Work through the listing below and state how many of its lines hold the word "hipLaunchKernelGGL". Give no other output.

> _INPUT RECORDS_
=== Begin Enclosure ===

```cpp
static int tn8_config(int N, int K) {
  if (K % 320 == 0 && N % 256 == 0) return 1;
  if (N % 320 == 0 && K % 256 == 0) return 2;
  if (K % 320 == 0 && N >= 256 && N % 64 == 0) return 1;
  return 0;
}
static int tn8_tiles(int cfg, int N, int K) { return cfg == 1 ? ((N + 255) / 256) * (K / 320) : (N / 320) * (K / 256); }
static int g_cu_reserve = 0;
extern "C" void oneprot_cu_reserve(int cus) { g_cu_reserve = cus < 0 ? 0 : cus; }
static int tn8_cus_all() {
  static int n_cu = 0;
  if (n_cu == 0) {
// ... 92 lines not shown
    if (!c2) { if (hipFuncSetAttribute((const void*)k_gemm_tn<64, 2, 2, true>, hipFuncAttributeMaxDynamicSharedMemorySize, 2 * 2 * 64 * 256) != hipSuccess) return OP_ELAUNCH; c2 = true; }
    hipLaunchKernelGGL((k_gemm_tn<64, 2, 2, true>), dim3(8 * ((tiles * S + 7) / 8)), dim3(256), 2 * 2 * 64 * 256, s, (const bf16_t*)dY, (const bf16_t*)X, (int)M, N, K, ldy, ldx,
                       (float*)workspace, bias_slab, tiles_k, tiles, S, m_per);
  } else {
    static bool c1 = false;
    if (!c1) { if (hipFuncSetAttribute((const void*)k_gemm_tn<32, 3, 3, false>, hipFuncAttributeMaxDynamicSharedMemorySize, 3 * 2 * 32 * 256) != hipSuccess) return OP_ELAUNCH; c1 = true; }
    hipLaunchKernelGGL((k_gemm_tn<32, 3, 3, false>), dim3(8 * ((tiles * S + 7) / 8)), dim3(256), 3 * 2 * 32 * 256, s, (const bf16_t*)dY, (const bf16_t*)X, (int)M, N, K, ldy, ldx,
                       (float*)workspace, bias_slab, tiles_k, tiles, S, m_per);
  }
  const size_t n4 = ((size_t)N * K) >> 2;
  size_t blocks = (n4 + 255) / 256; if (blocks > 4096) blocks = 4096;
  const int bb = dbias ? (N + 255) / 256 : 0;
  hipLaunchKernelGGL(k_tn_reduce, dim3((unsigned)blocks + bb), dim3(256), 0, s, (const float*)workspace, dW, n4, n4, S, accumulate, (const float*)bias_slab, dbias, N, bb);
  return launch_status();
}
```

oneprot_amd/csrc/rowops.hip:

```cpp
#include "common.h"
#include "../../include/oneprot_hip.h"

#define MAXV 8
#define ROWS_PER_BLOCK 4

struct RowSeg { size_t base; int L; bool tail; bool ok; };
template <bool VAR>
__device__ __forceinline__ RowSeg row_seg(int b, int L_or_T_pad, const int* __restrict__ cu, int N) {
  if constexpr (!VAR) {
    return {(size_t)b * L_or_T_pad, L_or_T_pad, false, true};
  } else {
    const bool tail = b == N;
    const int base = cu[b], L = (tail ? L_or_T_pad : cu[b + 1]) - base;
    return {(size_t)base, L, tail, L > 0 && base >= 0 && base + L <= L_or_T_pad};
  }
}

template <bool VAR>
__global__ void __launch_bounds__(256) k_embed_fwd(const long long* __restrict__ ids, const int* __restrict__ cu, const float* __restrict__ W,
                                                   const float* __restrict__ rope_cos, const float* __restrict__ rope_sin, float* __restrict__ x,
                                                   float* __restrict__ scale_out, float* __restrict__ cos_out, float* __restrict__ sin_out, int N,
                                                   int L_or_T_pad, int d, int vocab, int half, int n_pos, int pad_id, int mask_id, int token_dropout,
                                                   int tok_per_block) {
  const int b = blockIdx.y, chunk = blockIdx.x, tid = threadIdx.x;
// ... 244 lines not shown
#pragma unroll
  for (int i = 0; i < NV; ++i) {
    dg[i] = make_float4(0, 0, 0, 0);
    db[i] = make_float4(0, 0, 0, 0);
  }
  for (int row = blockIdx.x * ROWS_PER_BLOCK + wave; row < T; row += gridDim.x * ROWS_PER_BLOCK) {
    const float mean = mean_in[row], rstd = rstd_in[row];
    float w = 1.0f;
    size_t dyrow = (size_t)row / (DY_MODE == 2 ? L : 1);
    if (DY_MODE >= 2) w = wrow[row];
    if (DY_MODE == 3) {
      int lo = 0, hi = L - 1;
      while (lo < hi) { const int mid = (lo + hi + 1) >> 1; if (cu[mid] <= row) lo = mid; else hi = mid - 1; }
      dyrow = lo;
    }
    float4 xh[NV], g[NV];
#ifndef LN_BWD_LATE_ADD
    float4 av[NV];
    if (add_to) {
#pragma unroll
      for (int i = 0; i < NV; ++i) {
        const int c = lane + 64 * i;
        if (c < nv4) av[i] = reinterpret_cast<const float4*>(add_to + (size_t)row * d)[c];
      }
    }
#endif
    float s1 = 0.f, s2 = 0.f;
#pragma unroll
    for (int i = 0; i < NV; ++i) {
      const int c = lane + 64 * i;
      if (c < nv4) {
        float4 xv;
        if (X_BF16) {
          const u32x2 p = reinterpret_cast<const u32x2*>((const bf16_t*)x + (size_t)row * d)[c];
          xv = make_float4(bflo(p.x), bfhi(p.x), bflo(p.y), bfhi(p.y));
        } else {
          xv = reinterpret_cast<const float4*>((const float*)x + (size_t)row * d)[c];
        }
        float4 dyv;
        if (DY_MODE == 0) {
          const u32x2 p = reinterpret_cast<const u32x2*>((const bf16_t*)dy + (size_t)row * d)[c];
          dyv = make_float4(bflo(p.x), bfhi(p.x), bflo(p.y), bfhi(p.y));
        } else if (DY_MODE == 1) {
          dyv = reinterpret_cast<const float4*>((const float*)dy + (size_t)row * d)[c];
        } else {
          dyv = reinterpret_cast<const float4*>((const float*)dy + dyrow * d)[c];
          dyv.x *= w; dyv.y *= w; dyv.z *= w; dyv.w *= w;
        }
        xh[i] = make_float4((xv.x - mean) * rstd, (xv.y - mean) * rstd, (xv.z - mean) * rstd, (xv.w - mean) * rstd);
        const float4 gm = reinterpret_cast<const float4*>(gamma)[c];
        g[i] = make_float4(dyv.x * gm.x, dyv.y * gm.y, dyv.z * gm.z, dyv.w * gm.w);
        s1 += (g[i].x + g[i].y) + (g[i].z + g[i].w);
        s2 += (g[i].x * xh[i].x + g[i].y * xh[i].y) + (g[i].z * xh[i].z + g[i].w * xh[i].w);
        dg[i].x += dyv.x * xh[i].x; dg[i].y += dyv.y * xh[i].y; dg[i].z += dyv.z * xh[i].z; dg[i].w += dyv.w * xh[i].w;
        db[i].x += dyv.x; db[i].y += dyv.y; db[i].z += dyv.z; db[i].w += dyv.w;
      }
    }
    const float m1 = wave_sum(s1) * inv_d, m2 = wave_sum(s2) * inv_d;
#pragma unroll
    for (int i = 0; i < NV; ++i) {
      const int c = lane + 64 * i;
      if (c < nv4) {
        float4 o;
        o.x = rstd * (g[i].x - m1 - xh[i].x * m2);
        o.y = rstd * (g[i].y - m1 - xh[i].y * m2);
        o.z = rstd * (g[i].z - m1 - xh[i].z * m2);
        o.w = rstd * (g[i].w - m1 - xh[i].w * m2);
        if (add_to) {
#ifdef LN_BWD_LATE_ADD
          const float4 a = reinterpret_cast<const float4*>(add_to + (size_t)row * d)[c];
#else
          const float4 a = av[i];
#endif
          o.x += a.x; o.y += a.y; o.z += a.z; o.w += a.w;
        }
        reinterpret_cast<float4*>(dx_out + (size_t)row * d)[c] = o;
        if (dx_bf16) { u32x2 pk; pk.x = pack2bf(o.x, o.y); pk.y = pack2bf(o.z, o.w); reinterpret_cast<u32x2*>(dx_bf16 + (size_t)row * d)[c] = pk; }
      }
    }
  }
  if (partial) {
    float* pw = s_part + (size_t)wave * 2 * d;
#pragma unroll
    for (int i = 0; i < NV; ++i) {
      const int c = lane + 64 * i;
      if (c < nv4) {
        reinterpret_cast<float4*>(pw)[c] = dg[i];
        reinterpret_cast<float4*>(pw + d)[c] = db[i];
      }
    }
    __syncthreads();
    float* pg = partial + (size_t)blockIdx.x * 2 * d;
    for (int j = threadIdx.x; j < 2 * d; j += 256)
      pg[j] = (s_part[j] + s_part[2 * d + j]) + (s_part[4 * d + j] + s_part[6 * d + j]);
  }
}

#define LN_BWD_BLOCKS 1024
extern "C" size_t oneprot_layernorm_bwd_workspace(int d) { return (size_t)LN_BWD_BLOCKS * 2 * d * sizeof(float); }

__global__ void __launch_bounds__(1024) k_ln_reduce(const float* __restrict__ partial, float* __restrict__ dgamma, float* __restrict__ dbeta, int nparts, int d, int accumulate) {
  __shared__ float s_sl[64][17];
  const int c = threadIdx.x & 15, sl = threadIdx.x >> 4;
  const int j = blockIdx.x * 16 + c;
  float s = 0.f;
  if (j < 2 * d)
    for (int p = sl; p < nparts; p += 64) s += partial[(size_t)p * 2 * d + j];
  s_sl[sl][c] = s;
  __syncthreads();
  if (sl < 4) {
    float t = 0.f;
#pragma unroll
    for (int q = 0; q < 16; ++q) t += s_sl[sl * 16 + q][c];
    s_sl[sl][c] = t;
  }
  __syncthreads();
  if (sl == 0 && j < 2 * d) {
    const float t = (s_sl[0][c] + s_sl[1][c]) + (s_sl[2][c] + s_sl[3][c]);
    float* out = j < d ? dgamma + j : dbeta + (j - d);
    *out = accumulate ? *out + t : t;
  }
}

extern "C" int oneprot_layernorm_bwd(const void* dy, int dy_mode, const float* wrow, int L, const void* x, int x_is_bf16, const float* gamma,
                                     const float* mean, const float* rstd, const float* add_to, float* dx, void* dx_bf16, float* dgamma, float* dbeta,
                                     void* workspace, int64_t T, int d, int accumulate_param_grads, void* stream) {
  if (!dy || !x || !gamma || !mean || !rstd || !dx || T <= 0 || (d & 3) || d > MAXV * 256) return OP_EINVAL;
  if (dy_mode < 0 || dy_mode > 2 || (dy_mode == 2 && (!wrow || L <= 0))) return OP_EINVAL;
  if ((dgamma || dbeta) && !(dgamma && dbeta && workspace)) return OP_EINVAL;
  int blocks = (int)((T + ROWS_PER_BLOCK - 1) / ROWS_PER_BLOCK);
  if (blocks > LN_BWD_BLOCKS) blocks = LN_BWD_BLOCKS;
  float* partial = dgamma ? (float*)workspace : nullptr;
  hipStream_t s = (hipStream_t)stream;
  const int nv = (d / 4 + 63) / 64;
  const size_t lds = partial ? (size_t)4 * 2 * d * sizeof(float) : 0;
  if (lds > 64 * 1024) return OP_EINVAL;
#define LAUNCH_LNB(M, XB, N) hipLaunchKernelGGL((k_layernorm_bwd<M, XB, N>), dim3(blocks), dim3(256), lds, s, dy, wrow, L, x, gamma, mean, rstd, add_to, dx, (bf16_t*)dx_bf16, partial, (int)T, d)
// ... 642 lines not shown
```

oneprot_amd/esm.py:

```python
import json
import os
from collections import OrderedDict

import torch
import torch.nn as nn

from . import hip
from . import layout
from .arena import ArenaModule, ModelConfig, load_weight_file, _Out
from .lora import LoraArena

KNOWN_ESM = {
    "esm2_t6_8M_UR50D": dict(num_hidden_layers=6, hidden_size=320, intermediate_size=1280),
    "esm2_t12_35M_UR50D": dict(num_hidden_layers=12, hidden_size=480, intermediate_size=1920),
    "esm2_t30_150M_UR50D": dict(num_hidden_layers=30, hidden_size=640, intermediate_size=2560),
    "esm2_t33_650M_UR50D": dict(num_hidden_layers=33, hidden_size=1280, intermediate_size=5120),
}
ESM_DEFAULTS = dict(model_type="esm", vocab_size=33, pad_token_id=1, mask_token_id=32, num_attention_heads=20, layer_norm_eps=1e-5,
                    token_dropout=True, position_embedding_type="rotary", emb_layer_norm_before=False, max_position_embeddings=1026,
                    initializer_range=0.02, hidden_dropout_prob=0.0, attention_probs_dropout_prob=0.0)


def resolve_config(model_name_or_path, defaults_by_type=None):
    path = str(model_name_or_path)
# ... 374 lines not shown
        dev = g.device
        gv = lambda name: self.view(name, gflat)
        b16 = lambda *s: torch.empty(*s, dtype=torch.bfloat16, device=dev)
        ws_ln = torch.empty(hip.query("oneprot_layernorm_bwd_workspace", d), dtype=torch.uint8, device=dev)
        lora_raw, lora_tn = self._lora_backward_setup(saved, dev)
        ws_tn = self._tn_workspace(((3 * dp, d), (f, d), (d, f), (d, dp)) + lora_tn, dev)
        ws_at = lay.attn_workspace(H, dev)
        dz = b16(T, f)
        dh = b16(T, d)
        dctx = b16(T, dp) if self._padded else dh
        dqkv = b16(T, 3 * dp)
        ready_hi = self._total
        if self._padded:
            rowmap, colmap = self._head_pad_maps()
            gw_qkv, gb_qkv, gw_o = torch.empty(3 * dp, d, device=dev), torch.empty(3 * dp, device=dev), torch.empty(d, dp, device=dev)
        bounds = saved.get("bounds")
        seg_of_top = {hi - 1: (lo, hi) for lo, hi in saved["plan"][:-1]} if bounds is not None else {}
        for i in reversed(range(self.n_layers)):
            if i in seg_of_top:
                self._recompute_segment(saved, *seg_of_top[i])
            st = saved["layers"][i]
            p = f"encoder.layer.{i}."
            self._wgrad(g16, st["u"], T, d, f, gv(p + "output.dense.weight"), gv(p + "output.dense.bias"), ws_tn)
            hip.gemm_nt(g16, self._bf16_T[(i, "w2")], T, f, d, hip.EPI_GELU_BWD, dz, aux=st["z"])
            self._wgrad(dz, st["h2"], T, f, d, gv(p + "intermediate.dense.weight"), gv(p + "intermediate.dense.bias"), ws_tn)
            hip.gemm_nt(dz, self._bf16_T[(i, "w1")], T, d, f, hip.EPI_BF16, dh)
            hip.layernorm_bwd(dh, 0, st["x_mid"], self.view(p + "LayerNorm.weight"), st["mean2"], st["rstd2"], g, gv(p + "LayerNorm.weight"), gv(p + "LayerNorm.bias"),
                              ws_ln, T, d, add_to=g, dx16=g16)
            hip.gemm_tn(g16, st["ctx"], T, d, dp, gw_o if self._padded else gv(p + "attention.output.dense.weight"), gv(p + "attention.output.dense.bias"), ws_tn)
            hip.gemm_nt(g16, self._bf16_T[(i, "o")], T, dp, d, hip.EPI_BF16, dctx)
            lay.attn_bwd(st, dctx, q_scale, dqkv, ws_at, H, hd)
            (o, n), (ob, nb) = self._qkv_spans(i)
            hip.gemm_tn(dqkv, st["h1"], T, 3 * dp, d, gw_qkv if self._padded else gflat[o:o + n], gb_qkv if self._padded else gflat[ob:ob + nb], ws_tn)
            if self._padded:
                gv(p + "attention.output.dense.weight").copy_(gw_o[:, colmap])
                gflat[o:o + n].view(3 * d, d).copy_(gw_qkv[rowmap])
                gflat[ob:ob + nb].copy_(gb_qkv[rowmap])
            hip.gemm_nt(dqkv, self._bf16_T[(i, "qkv")], T, d, 3 * dp, hip.EPI_BF16, dh)
            if lora_raw is not None:
                self._lora_branch_backward(i, st["h1"], st["lora_u"], dqkv, T, saved["lora_call"], ws_tn, lora_raw, dh16=dh)
            hip.layernorm_bwd(dh, 0, st["x_in"], self.view(p + "attention.LayerNorm.weight"), st["mean1"], st["rstd1"], g, gv(p + "attention.LayerNorm.weight"),
                              gv(p + "attention.LayerNorm.bias"), ws_ln, T, d, add_to=g, dx16=g16)
            saved["layers"][i] = st = None
            if bounds is not None:
                bounds.pop(i, None)
            if on_ready is not None and i > 0 and i % self.GRAD_CHUNK_LAYERS == 0:
                lo = self._spec[f"encoder.layer.{i}.attention.self.query.weight"][0]
                on_ready(lo, ready_hi)
                ready_hi = lo
        lay.embed_bwd(self, g, gv("embeddings.word_embeddings.weight"))
        if on_ready is not None:
            on_ready(0, ready_hi)

    @torch.no_grad()
    def forward(self, input_ids=None, attention_mask=None, **_):
        x, _ = self.run_layers(input_ids, save=False)
        return _Out(layout.of(self, input_ids).final_hidden(self, x))
# ... 15 lines not shown
```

=== End Enclosure ===

> _SOLVED EXERCISE_
4